All SELT (Secure English Language Tests) for UK immigration purposes must be taken in person at an approved test centre. There is no remote/online SELT option for visa purposes.

This is frequently misunderstood by candidates who see online English tests advertised by Pearson, Cambridge, or others. Those online tests may be used by universities for admissions, but they are not UKVI-approved SELTs.

Approved test centres are listed on gov.uk. In the UK, every major city has multiple centres. Overseas, centres are in most major cities globally.

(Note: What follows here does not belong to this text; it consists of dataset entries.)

# usamec/GAML

Measured on AMD Instinct MI355X. Metric: reads_per_sec_scored, higher is better.
Workload: dtype f64; 1 GPU; cfg3: 5 Mbp, 50x 2x150 paired, insert 300+-30; 833333 pairs in all, whole true genome as 1-2 walks, 8 rotating path sets, window cache warm; pairs_total=833333, pairs_per_gpu=833333, genome_bp=5000000, parallelism=reads sharded over 1 GPU(s)

## Files before the change

gaml_amd/api.py:

```python
from __future__ import annotations

import ctypes as C
import importlib.util
import os
import sys

import numpy as np

_HERE = os.path.dirname(os.path.abspath(__file__))
FLAVOUR = os.environ.get("GAML_HIP_FLAVOUR", "release")
LIB_PATH = os.environ.get("GAML_HIP_LIB") or os.path.join(_HERE, "libgaml_hip_dev.so" if FLAVOUR == "dev" else "libgaml_hip.so")

OK, EINVAL, ENODEVICE, EHIP, ESTATE = 0, -1, -2, -3, -4

_i32p = np.ctypeslib.ndpointer(np.int32, flags="C_CONTIGUOUS")
_i64p = np.ctypeslib.ndpointer(np.int64, flags="C_CONTIGUOUS")
_f64p = np.ctypeslib.ndpointer(np.float64, flags="C_CONTIGUOUS")
_u8p = np.ctypeslib.ndpointer(np.uint8, flags="C_CONTIGUOUS")

ALIGMENT = np.dtype([("position", np.int32), ("edit_dist", np.int32), ("read_id", np.int32), ("orientation", np.int32)])
PACBIO_ALIGMENT = np.dtype([("position", np.int32), ("position_end", np.int32), ("read_id", np.int32), ("pad_", np.int32),
                            ("logprob", np.float64)])


# ... 90 lines not shown
    L.gaml_hip_set_presharded.argtypes = [vp, C.c_int32]
    L.gaml_hip_put_window_records.argtypes = [vp, C.c_int, C.c_int, _i32p, C.c_int32, vp, C.c_int64]
    L.gaml_hip_put_pacbio_records.argtypes = [vp, C.c_int, _i32p, C.c_int32, vp, C.c_int64]
    L.gaml_hip_add_pacbio_reads.argtypes = [vp, C.POINTER(SingleCfg), C.c_int32, _u8p, _i64p, C.c_char_p]
    L.gaml_hip_pacbio_missing.argtypes = [vp, C.c_int, _i32p, C.c_int32, _i32p, C.c_int32]
    L.gaml_hip_pacbio_missing.restype = C.c_int32
    L.gaml_hip_pacbio_ingest_sam.argtypes = [vp, C.c_int, _i32p, C.c_int32, C.c_char_p, C.c_int64, C.POINTER(C.c_int64)]
    L.gaml_hip_pacbio_records.argtypes = [vp, C.c_int, _i32p, C.c_int32, vp, C.c_int64]
    L.gaml_hip_pacbio_records.restype = C.c_int64
    L.gaml_hip_pacbio_dp_stats.argtypes = [vp, C.c_int, _f64p]
    if hasattr(L, "gaml_hip_debug_sam_logprob"):
        L.gaml_hip_debug_sam_logprob.argtypes = [vp, C.c_char_p, C.c_int32, C.c_char_p, C.c_int32, C.c_char_p, C.c_int64, C.c_double, C.POINTER(C.c_double), vp, vp, C.c_int32]
    if hasattr(L, "gaml_hip_debug_sam_shape"):
        L.gaml_hip_debug_sam_shape.argtypes = [C.c_char_p, C.c_int64, C.c_int32, _i32p, C.c_void_p, C.c_int32]
    if hasattr(L, "gaml_hip_debug_sam_band"):
        L.gaml_hip_debug_sam_band.argtypes = [C.c_char_p, C.c_int64, C.c_int32, _i32p, _i32p, _i32p, _i32p, C.c_int32]
        L.gaml_hip_debug_sam_band.restype = C.c_int32
    L.gaml_hip_calc_prob.argtypes = [vp, _i32p, _i64p, C.c_int32, C.POINTER(C.c_double), _i32p, C.POINTER(C.c_int32)]
    L.gaml_hip_calc_prob_batch.argtypes = [vp, C.c_int32, _i32p, _i64p, _i32p, _f64p, vp, vp]
    L.gaml_hip_calc_partials.argtypes = [vp, _i32p, _i64p, C.c_int32, _f64p, C.POINTER(C.c_int32)]
    L.gaml_hip_combine_partials.argtypes = [vp, _f64p, C.c_int32, C.POINTER(C.c_double), _i32p]
    L.gaml_hip_calc_partials_async.argtypes = [vp, _i32p, _i64p, C.c_int32, vp, vp, C.POINTER(C.c_int32)]
    L.gaml_hip_eval_begin.argtypes = [vp, _i32p, _i64p, C.c_int32, C.POINTER(C.c_int64), C.POINTER(C.c_int32)]
    L.gaml_hip_eval_pending_maxpos.argtypes = [vp, vp, C.c_int64]
    L.gaml_hip_eval_pending_maxpos.restype = C.c_int64
    L.gaml_hip_eval_apply_maxpos.argtypes = [vp, _i32p, C.c_int64]
    L.gaml_hip_eval_finish.argtypes = [vp, _f64p]
    L.gaml_hip_eval_finish_async.argtypes = [vp, vp, vp]
    L.gaml_hip_sync.argtypes = [vp]
    L.gaml_hip_compact_tables.argtypes = [vp]
    L.gaml_hip_eval_score_async.argtypes = [vp, vp, vp]
    L.gaml_hip_eval_score_async.restype = C.c_int32
    L.gaml_hip_eval_coverage_export_async.argtypes = [vp, C.c_int32, vp, C.c_int64, C.POINTER(C.c_int64), vp]
    L.gaml_hip_eval_coverage_finish_async.argtypes = [vp, C.c_int32, vp, C.c_int32, C.c_int32, vp]
    L.gaml_hip_eval_pacbio_pending.argtypes = [vp]
    L.gaml_hip_eval_pacbio_pending.restype = C.c_int32
    L.gaml_hip_eval_pacbio_intervals.argtypes = [vp, C.c_int32]
    L.gaml_hip_eval_pacbio_intervals.restype = C.c_int64
    L.gaml_hip_eval_pacbio_export_async.argtypes = [vp, C.c_int32, vp, C.c_int64, vp]
    L.gaml_hip_eval_pacbio_finish_async.argtypes = [vp, C.c_int32, vp, C.c_int64, C.c_int32, vp]
    L.gaml_hip_num_readsets.argtypes = [vp]
    L.gaml_hip_readset_kind.argtypes = [vp, C.c_int]
    L.gaml_hip_readset_reads.argtypes = [vp, C.c_int]
    L.gaml_hip_readset_reads.restype = C.c_int64
    L.gaml_hip_num_nodes.argtypes = [vp]
    L.gaml_hip_node_len.argtypes = [vp, C.c_int32]
    L.gaml_hip_read_probs.argtypes = [vp, C.c_int, _f64p, C.c_int64]
    L.gaml_hip_bad_bases.argtypes = [vp, C.c_int, C.POINTER(C.c_int64)]
    L.gaml_hip_window_count.argtypes = [vp, C.c_int, C.c_int]
    L.gaml_hip_window_count.restype = C.c_int64
    L.gaml_hip_window_records.argtypes = [vp, C.c_int, C.c_int, _i32p, C.c_int32, vp, C.c_int64]
    L.gaml_hip_window_records.restype = C.c_int64
    L.gaml_hip_align_window.argtypes = [vp, C.c_int, C.c_int, _i32p, C.c_int32]
    L.gaml_hip_align_window.restype = C.c_int64
    if hasattr(L, "gaml_hip_debug_prepare"):
        L.gaml_hip_debug_prepare.argtypes = [vp, _i32p, _i64p, C.c_int32]
    if hasattr(L, "gaml_hip_debug_occurrences"):
        L.gaml_hip_debug_occurrences.argtypes = [vp, C.c_int, C.c_int, _i32p, C.c_int64]
    if hasattr(L, "gaml_hip_debug_occurrences"):
        L.gaml_hip_debug_occurrences.restype = C.c_int64
    if hasattr(L, "gaml_hip_debug_table_occurrences"):
        L.gaml_hip_debug_table_occurrences.argtypes = [vp, C.c_int, C.c_int, _i32p, C.c_int64, _i64p]
    if hasattr(L, "gaml_hip_debug_table_occurrences"):
        L.gaml_hip_debug_table_occurrences.restype = C.c_int64
    if hasattr(L, "gaml_hip_debug_window_walk"):
        L.gaml_hip_debug_window_walk.argtypes = [vp, C.c_int, C.c_int, C.c_int32, _i32p, C.c_int32]
    for new, old in (("gaml_hip_pair_classes", "gaml_hip_debug_class_counts"), ("gaml_hip_last_phases", "gaml_hip_debug_profile"),
                     ("gaml_hip_table_stats", "gaml_hip_debug_table_stats")):
        if not hasattr(L, new) and hasattr(L, old):
            setattr(L, new, getattr(L, old))
    L.gaml_hip_pair_classes.argtypes = [vp, C.c_int, _i64p]
    if hasattr(L, "gaml_hip_debug_fold_check"):
        L.gaml_hip_debug_fold_check.argtypes = [vp, C.c_int, _i64p]
    if hasattr(L, "gaml_hip_debug_radix_sort"):
        L.gaml_hip_debug_radix_sort.argtypes = [vp, C.c_void_p, C.c_void_p, C.c_int64, C.c_int, C.c_int, C.c_void_p]
    if hasattr(L, "gaml_hip_debug_tables_check"):
        L.gaml_hip_debug_tables_check.argtypes = [vp, C.c_int, _i64p]
    if hasattr(L, "gaml_hip_debug_static_check"):
        L.gaml_hip_debug_static_check.argtypes = [vp, C.c_int, _i64p]
    if hasattr(L, "gaml_hip_debug_set_knob"):
        L.gaml_hip_debug_set_knob.argtypes = [vp, C.c_int, C.c_int]
    if hasattr(L, "gaml_hip_debug_occ_route"):
        L.gaml_hip_debug_occ_route.argtypes = [vp, C.c_int, _i64p]
    if hasattr(L, "gaml_hip_debug_occ_check"):
        L.gaml_hip_debug_occ_check.argtypes = [vp, C.c_int, _i64p]
    if hasattr(L, "gaml_hip_shm_exchange_open"):
        L.gaml_hip_shm_exchange_open.argtypes = [vp, C.c_char_p, C.c_int32, C.c_int32, C.c_int32]
        L.gaml_hip_shm_allreduce_sum.argtypes = [vp, C.c_void_p, C.c_int32]
        L.gaml_hip_shm_exchange_close.argtypes = [vp, C.c_int32]
    if hasattr(L, "gaml_hip_fetch_async"):
        L.gaml_hip_fetch_async.argtypes = [vp, C.c_void_p, C.c_int32, C.c_void_p]
        L.gaml_hip_fetch_wait.argtypes = [vp, C.c_void_p, C.c_int32]
    if hasattr(L, "gaml_hip_advice_build"):
        L.gaml_hip_advice_build.argtypes = [vp, C.c_int, C.c_int32]
        L.gaml_hip_advice_index.argtypes = [vp, C.c_int, C.c_void_p, C.c_void_p, C.c_int64]
        L.gaml_hip_advice_index.restype = C.c_int64
        L.gaml_hip_advice_candidates.argtypes = [vp, C.c_int, _i32p, C.c_int32, _i32p, C.c_int32, C.c_int32, C.c_void_p, C.c_int64]
        L.gaml_hip_advice_candidates.restype = C.c_int64
    if hasattr(L, "gaml_hip_debug_timeline"):
        L.gaml_hip_debug_timeline.argtypes = [vp, C.c_int, C.c_void_p, C.c_int64]
    L.gaml_hip_last_phases.argtypes = [vp, _f64p]
    L.gaml_hip_table_stats.argtypes = [vp, C.c_int, _i64p]
    L.gaml_hip_aligner_stats.argtypes = [vp, C.POINTER(C.c_int64), C.POINTER(C.c_int64), C.POINTER(C.c_double)]
    L.gaml_hip_aligner_stages.argtypes = [vp, _f64p]
    L.gaml_hip_last_timing.argtypes = [vp, _f64p]
    L.gaml_hip_set_event_timing.argtypes = [vp, C.c_int]
    L.gaml_hip_kernel_stats.argtypes = [vp, C.c_int, C.POINTER(C.c_int64), C.POINTER(C.c_double), C.POINTER(C.c_double)]
    return L
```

What to do if your test result is lost or destroyed

SELT results are held by the testing provider. If you lose your physical result letter:

  • IELTS: Request a replacement via your IELTS account or by contacting the British Council/IDP. Replacement typically takes 7 to 10 working days and may carry an administrative fee.
  • PTE Academic: Results are digital and permanently accessible in your Pearson account.
  • OET: Digital access through your OET account; replacement letters available on request.

For visa purposes, UKVI can directly query the test provider's database when your reference number is provided. Even if your paper result is lost, providing the test date, test centre, and reference number in your application enables UKVI to verify the result electronically.

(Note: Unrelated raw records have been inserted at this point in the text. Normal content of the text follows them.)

extern "C" __attribute__((visibility("hidden"))) int emp_conv1x1_ws_kind(int64_t M, int Cin, int Cout, int KH, int KW, int stride, int pad, int relu, int has_residual);
extern "C" __attribute__((visibility("hidden"))) int emp_conv1x1_ws_launch(int kind, const float *x, const float *w, const float *scale, const float *shift,
                                     const float *res, int64_t res_ps, int relu, int64_t M, int Cin, int Cout,
                                     float *out, int64_t out_ps, void *stream);
extern "C" __attribute__((visibility("hidden"))) int emp_gemm_ws_eligible(int batch, int64_t M, int N, int K, int slab);
extern "C" __attribute__((visibility("hidden"))) int emp_gemm_ws_launch(const float *A, const float *B, int batch, int64_t M, int N, int K, float *C,
                                                                        void *stream);

extern "C" int emp_conv_k_slab_geom(int64_t M, int Cout, int has_residual, int Cin, int KH, int KW, int stride, int pad,
                                    int relu)
{
    if (emp_conv1x1_ws_kind(M, Cin, Cout, KH, KW, stride, pad, relu, has_residual) == 1) return 64;
    return cg_plan(M, Cout, 1, has_residual != 0 && relu != 2, true, true, Cin).slab;
}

Rejected tests, what happens and how to respond

Test providers can reject results for suspected malpractice (impersonation, cheating). If your test result is "cancelled" after issuance:

  • The testing provider will notify you
  • UKVI will also be notified
  • If your visa was already granted based on the cancelled result, UKVI may seek to curtail your leave
  • You have the right to appeal the cancellation with the test provider

A cancelled test result is treated very seriously. If you believe the cancellation is incorrect, engage the test provider's appeals process immediately and simultaneously seek legal advice.

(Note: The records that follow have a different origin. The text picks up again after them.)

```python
def graph_conv(x, weight, bias, Aeff, tables, want_stats=False, with_residual=False, bn_link=None, prepared=None,
               lazy_res=False):
    K, V = tables.K, tables.V
    t = tables.on(x.device)
    w2 = weight.reshape(K * 64, 64)
    if prepared is not None:
        return _GraphConv.apply(x, w2, prepared.coef_c, prepared.coef_r, prepared.bias_cv, tables, want_stats,
                                with_residual, bn_link, prepared.gcn_wp_f, prepared.gcn_wp_b, lazy_res, prepared.gcn_split)
    coef_c = gcn_tables.coefficients(Aeff.detach(), t['gidx_c'])
    coef_r = gcn_tables.coefficients(Aeff, t['gidx_r'])
    if bias is not None:
        bias_cv = bias.view(K, 64).t() @ Aeff.sum(dim=1)
    else:
        bias_cv = torch.zeros(64, V, dtype=x.dtype, device=x.device)
    return _GraphConv.apply(x, w2, coef_c, coef_r, bias_cv, tables, want_stats, with_residual, bn_link, None, None,
                            lazy_res)


class BlockParams(object):
    __slots__ = ('Aeff', 'coef_c', 'coef_r', 'bias_cv', 'gcn_wp_f', 'gcn_wp_b', 'tcn_wp_f', 'tcn_wp_b', 'gcn_split')


def prepare_chain(blocks, A, importances, tables, frames=None):
    B = len(blocks)
    K, V = tables.K, tables.V
    dev = A.device
    t = tables.on(dev)
    Aeff = A.unsqueeze(0) * torch.stack(list(importances))
    flat = Aeff.reshape(B, -1)

    def coef(flat_, gidx):
        safe = gidx.clamp(min=0).reshape(-1)
        vals = flat_.index_select(1, safe).view(B, *gidx.shape)
        return torch.where(gidx >= 0, vals, torch.zeros((), dtype=flat_.dtype, device=dev))

    coef_c = coef(flat.detach(), t['gidx_c'])
    coef_r = coef(flat, t['gidx_r'])
    biases = [b.gcn.conv.bias for b in blocks]
    if all(b is not None for b in biases):
        bias_cv = torch.bmm(torch.stack(biases).view(B, K, 64).transpose(1, 2), Aeff.sum(dim=2))
    else:
        assert all(b is None for b in biases)
        bias_cv = torch.zeros(B, 64, V, dtype=A.dtype, device=dev)
    with torch.no_grad():
# ... 27 lines not shown
```

pose2room_amd/p2rnet/modules/stgcn.py:

```python
import torch
import torch.nn as nn

from ..registers import MODULES
from .stgcn_layers import Graph, st_gcn_block
from .sub_modules import SingleConv


def _point_mlp(cin, width, cout):
    return nn.Sequential(SingleConv(cin, width, kernel_size=1, order='cbr', padding=0, ndim=1),
                         SingleConv(width, width, kernel_size=1, order='cbr', padding=0, ndim=1),
                         SingleConv(width, cout, kernel_size=1, order='c', padding=0, ndim=1))


@MODULES.register_module
class STGCN(nn.Module):
    def __init__(self, cfg, optim_spec=None):
        super().__init__()
        self.optim_spec = optim_spec

        self.graph = Graph(layout='virtualroom', strategy='spatial', max_hop=5)
        self.register_buffer('A', torch.tensor(self.graph.A, dtype=torch.float32, requires_grad=False))

        self.n_seeds = cfg.config['data']['num_seeds']
        self.origin_joint_id = cfg.dataset_config.origin_joint_id
        width, out_channels = 64, 256
        kernel_size = (3, self.A.size(0))
        self.knn = 20

        self.pos_embed = _point_mlp(3, 64, width)
        self.sk_feat = _point_mlp(3, 64, width)
        self.st_gcn_networks = nn.ModuleList(
            [st_gcn_block(width, 64, kernel_size, 1, residual=False)] +
            [st_gcn_block(64, 64, kernel_size, 1) for _ in range(5)])
        from ..gcn_op import GraphTables
        tables = GraphTables(self.graph.A)
        for i, blk in enumerate(self.st_gcn_networks):
            blk.gcn.tables = tables
            blk.chain_input = i > 0
        self.conv_joint = nn.Conv1d(cfg.dataset_config.joint_num * 64, out_channels, kernel_size=1)
        self.edge_importance = nn.ParameterList(
            [nn.Parameter(torch.ones(self.A.size())) for _ in self.st_gcn_networks])

        n_frames = cfg.config['data']['num_frames']
        if self.n_seeds >= n_frames:
            self.seed_inds = torch.round(torch.linspace(0, n_frames - 1, self.n_seeds)).long()
        else:
            self.seed_sampling = cfg.config['data']['seed_sampling']

    def _select_seeds(self, hip):
        n_batch, n_frames, _ = hip.shape
        device = hip.device
        if self.n_seeds >= n_frames:
            return self.seed_inds.repeat(n_batch, 1).to(device)
        if self.seed_sampling == 'random':
            inds = torch.argsort(torch.rand(size=(n_batch, n_frames)), dim=1)[:, :self.n_seeds]
            return torch.sort(inds, dim=1)[0].to(device)
        if self.seed_sampling == 'uniform':
            step = torch.norm(torch.diff(hip, dim=1), dim=2)
            cum = torch.cumsum(torch.cat([torch.zeros(size=(n_batch, 1), device=device), step], dim=1).double(),
                               dim=1).float()
            stride = cum[:, -1] / (self.n_seeds - 1)
            target = stride.unsqueeze(-1) * torch.arange(self.n_seeds, dtype=torch.float, device=device)
            if cum.is_cuda and cum.dtype == torch.float32 and n_frames <= 40000:
                from .. import seed_op
                return seed_op.nearest_prefix(cum, target)
            return torch.argmin(torch.abs(cum.unsqueeze(-1) - target.unsqueeze(1)), dim=1)
        raise NotImplementedError

    @staticmethod
    def _mlp(seq, x, inner, add_ct=None):
        from .. import bn_op, tconv_op, embed_op
        if embed_op.supported(seq, x, inner, add_ct):
            return embed_op.embed_mlp(seq, x, inner, add_ct)
        s0, s1, s2 = seq
        fused = (x.is_cuda and len(seq) == 3 and hasattr(s0, 'batchnorm') and hasattr(s1, 'batchnorm')
                 and not hasattr(s2, 'batchnorm') and tconv_op.supported_embed3(x, s0.conv)
                 and x.shape[2] % inner == 0 and inner <= 64)
        if fused:
            z0s = None
            if s0.batchnorm.training:
                z, z0s = tconv_op.embed3(x, s0.conv, want_stats=True)
            else:
                z = tconv_op.embed3(x, s0.conv)
            z = z.view(x.shape[0], 64, x.shape[2] // inner, inner)
            fused = tconv_op.supported_pointwise(z, s0.batchnorm, s1.conv) and \
                tconv_op.supported_pointwise(z, s1.batchnorm, s2.conv)
            if fused:
                if s1.batchnorm.training:
                    z, zs = tconv_op.bn_relu_tconv(z, s0.batchnorm, s1.conv, stats=z0s, want_stats=True)
                    z = tconv_op.bn_relu_tconv(z, s1.batchnorm, s2.conv, stats=zs, add_ct=add_ct)
                else:
                    z = tconv_op.bn_relu_tconv(z, s0.batchnorm, s1.conv)
                    z = tconv_op.bn_relu_tconv(z, s1.batchnorm, s2.conv, add_ct=add_ct)
                return z.view(x.shape[0], 64, x.shape[2])
        for stage in seq:
            if x.is_cuda and hasattr(stage, 'batchnorm') and hasattr(stage, 'ReLU') and \
                    bn_op.supported(x, stage.batchnorm):
                x = bn_op.fused_bn_act(stage.conv(x), stage.batchnorm, None, relu=True)
            else:
                x = stage(x)
        if add_ct is not None:
            x = (x.view(x.shape[0], x.shape[1], -1, inner) + add_ct.unsqueeze(-1)).view(x.shape)
        return x

    def embed(self, input_joints):
        n_batch, n_frames, n_joints, _ = input_joints.shape
        device = input_joints.device
        hip = input_joints[:, :, self.origin_joint_id]
        win = torch.arange(n_frames, device=device).unsqueeze(-1) + \
            torch.arange(-self.knn // 2, self.knn // 2, device=device).unsqueeze(0)
        win = win.clamp_(0, n_frames - 1)
        offs = hip[:, win] - hip.unsqueeze(2)
        pe = self._mlp(self.pos_embed, offs.reshape(n_batch, n_frames * self.knn, 3).transpose(1, 2).contiguous(), self.knn)
        from .. import seed_op
        pe = pe.view(n_batch, -1, n_frames, self.knn)
        fused = seed_op.short_rows_supported(pe)
        pe = seed_op.mean_last(pe) if fused else pe.mean(dim=3)
        rel = input_joints - input_joints[:, :, self.origin_joint_id:self.origin_joint_id + 1]
        sk = self._mlp(self.sk_feat, rel.reshape(n_batch, n_frames * n_joints, 3).transpose(1, 2).contiguous(), n_joints,
                       add_ct=pe)
        return sk.view(n_batch, -1, n_frames, n_joints)

    def forward(self, input_joints, end_points=None):
        end_points = {} if end_points is None else end_points
        n_batch, n_frames, n_joints, n_dim = input_joints.size()
        seed_inds = self._select_seeds(input_joints[:, :, self.origin_joint_id])

        x = self.embed(input_joints)
        blocks = self.st_gcn_networks
        tables = blocks[0].gcn.tables
        if tables is not None and tables.gen2 and all(b.chainable(x, self.A) for b in blocks):
            from ..gcn_op import prepare_chain
            for gcn, prep in zip(blocks, prepare_chain(blocks, self.A, self.edge_importance, tables, frames=x.shape[2])):
                x, _ = gcn(x, prep.Aeff, prepared=prep)
        else:
            for gcn, importance in zip(blocks, self.edge_importance):
                x, _ = gcn(x, self.A * importance)

        seed_skeleton = torch.gather(
            input_joints, 1, seed_inds[:, :, None, None].expand(n_batch, self.n_seeds, n_joints, n_dim))
        if self.n_seeds < n_frames:
            from .. import seed_op
            if seed_op.seed_rows_supported(x, seed_inds):
                rows = seed_op.seed_rows(x, seed_inds)
            else:
                rows = x.permute(0, 2, 1, 3)[torch.arange(n_batch, device=x.device)[:, None], seed_inds]
            seed_features = torch.nn.functional.linear(
                rows.reshape(n_batch, self.n_seeds, -1),
                self.conv_joint.weight.squeeze(-1), self.conv_joint.bias)
        else:
            x = x.transpose(2, 3).reshape(n_batch, -1, n_frames)
            seed_features = self.conv_joint(x).transpose(1, 2)
            seed_features = torch.gather(
                seed_features, 1, seed_inds.unsqueeze(-1).expand(n_batch, self.n_seeds, seed_features.size(-1)))
        end_points['seed_inds'] = seed_inds
        end_points['seed_skeleton'] = seed_skeleton[..., :3]
        end_points['seed_features'] = seed_features
        return end_points
```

Providing a fraudulent or cancelled SELT result is a deception matter that can result in a 10-year ban.

Maintaining valid English evidence across visa stages

Your English test result is valid for 2 years. This creates a timeline issue for long-stay visa holders:

  • If you took IELTS for a Skilled Worker visa in 2023, it expires for visa purposes in 2025
  • If you apply for ILR in 2028 (5 years later), you cannot reuse the 2023 result
  • You need a new test (IELTS for UKVI GT, PTE Academic UKVI) before your ILR application

However: if you used English evidence in a previous successful UK visa application, UKVI may hold this on file. At ILR, caseworkers can check the Home Office system for your previous English evidence. Many ILR applicants who originally came on Skilled Worker find they don't need to retest, their previous SELT is on the UKVI system.

The safest approach: check with an immigration advisor whether your previous test is on file before paying £250+ for a new test. If the record isn't there or the test was more than 2 years ago, retest.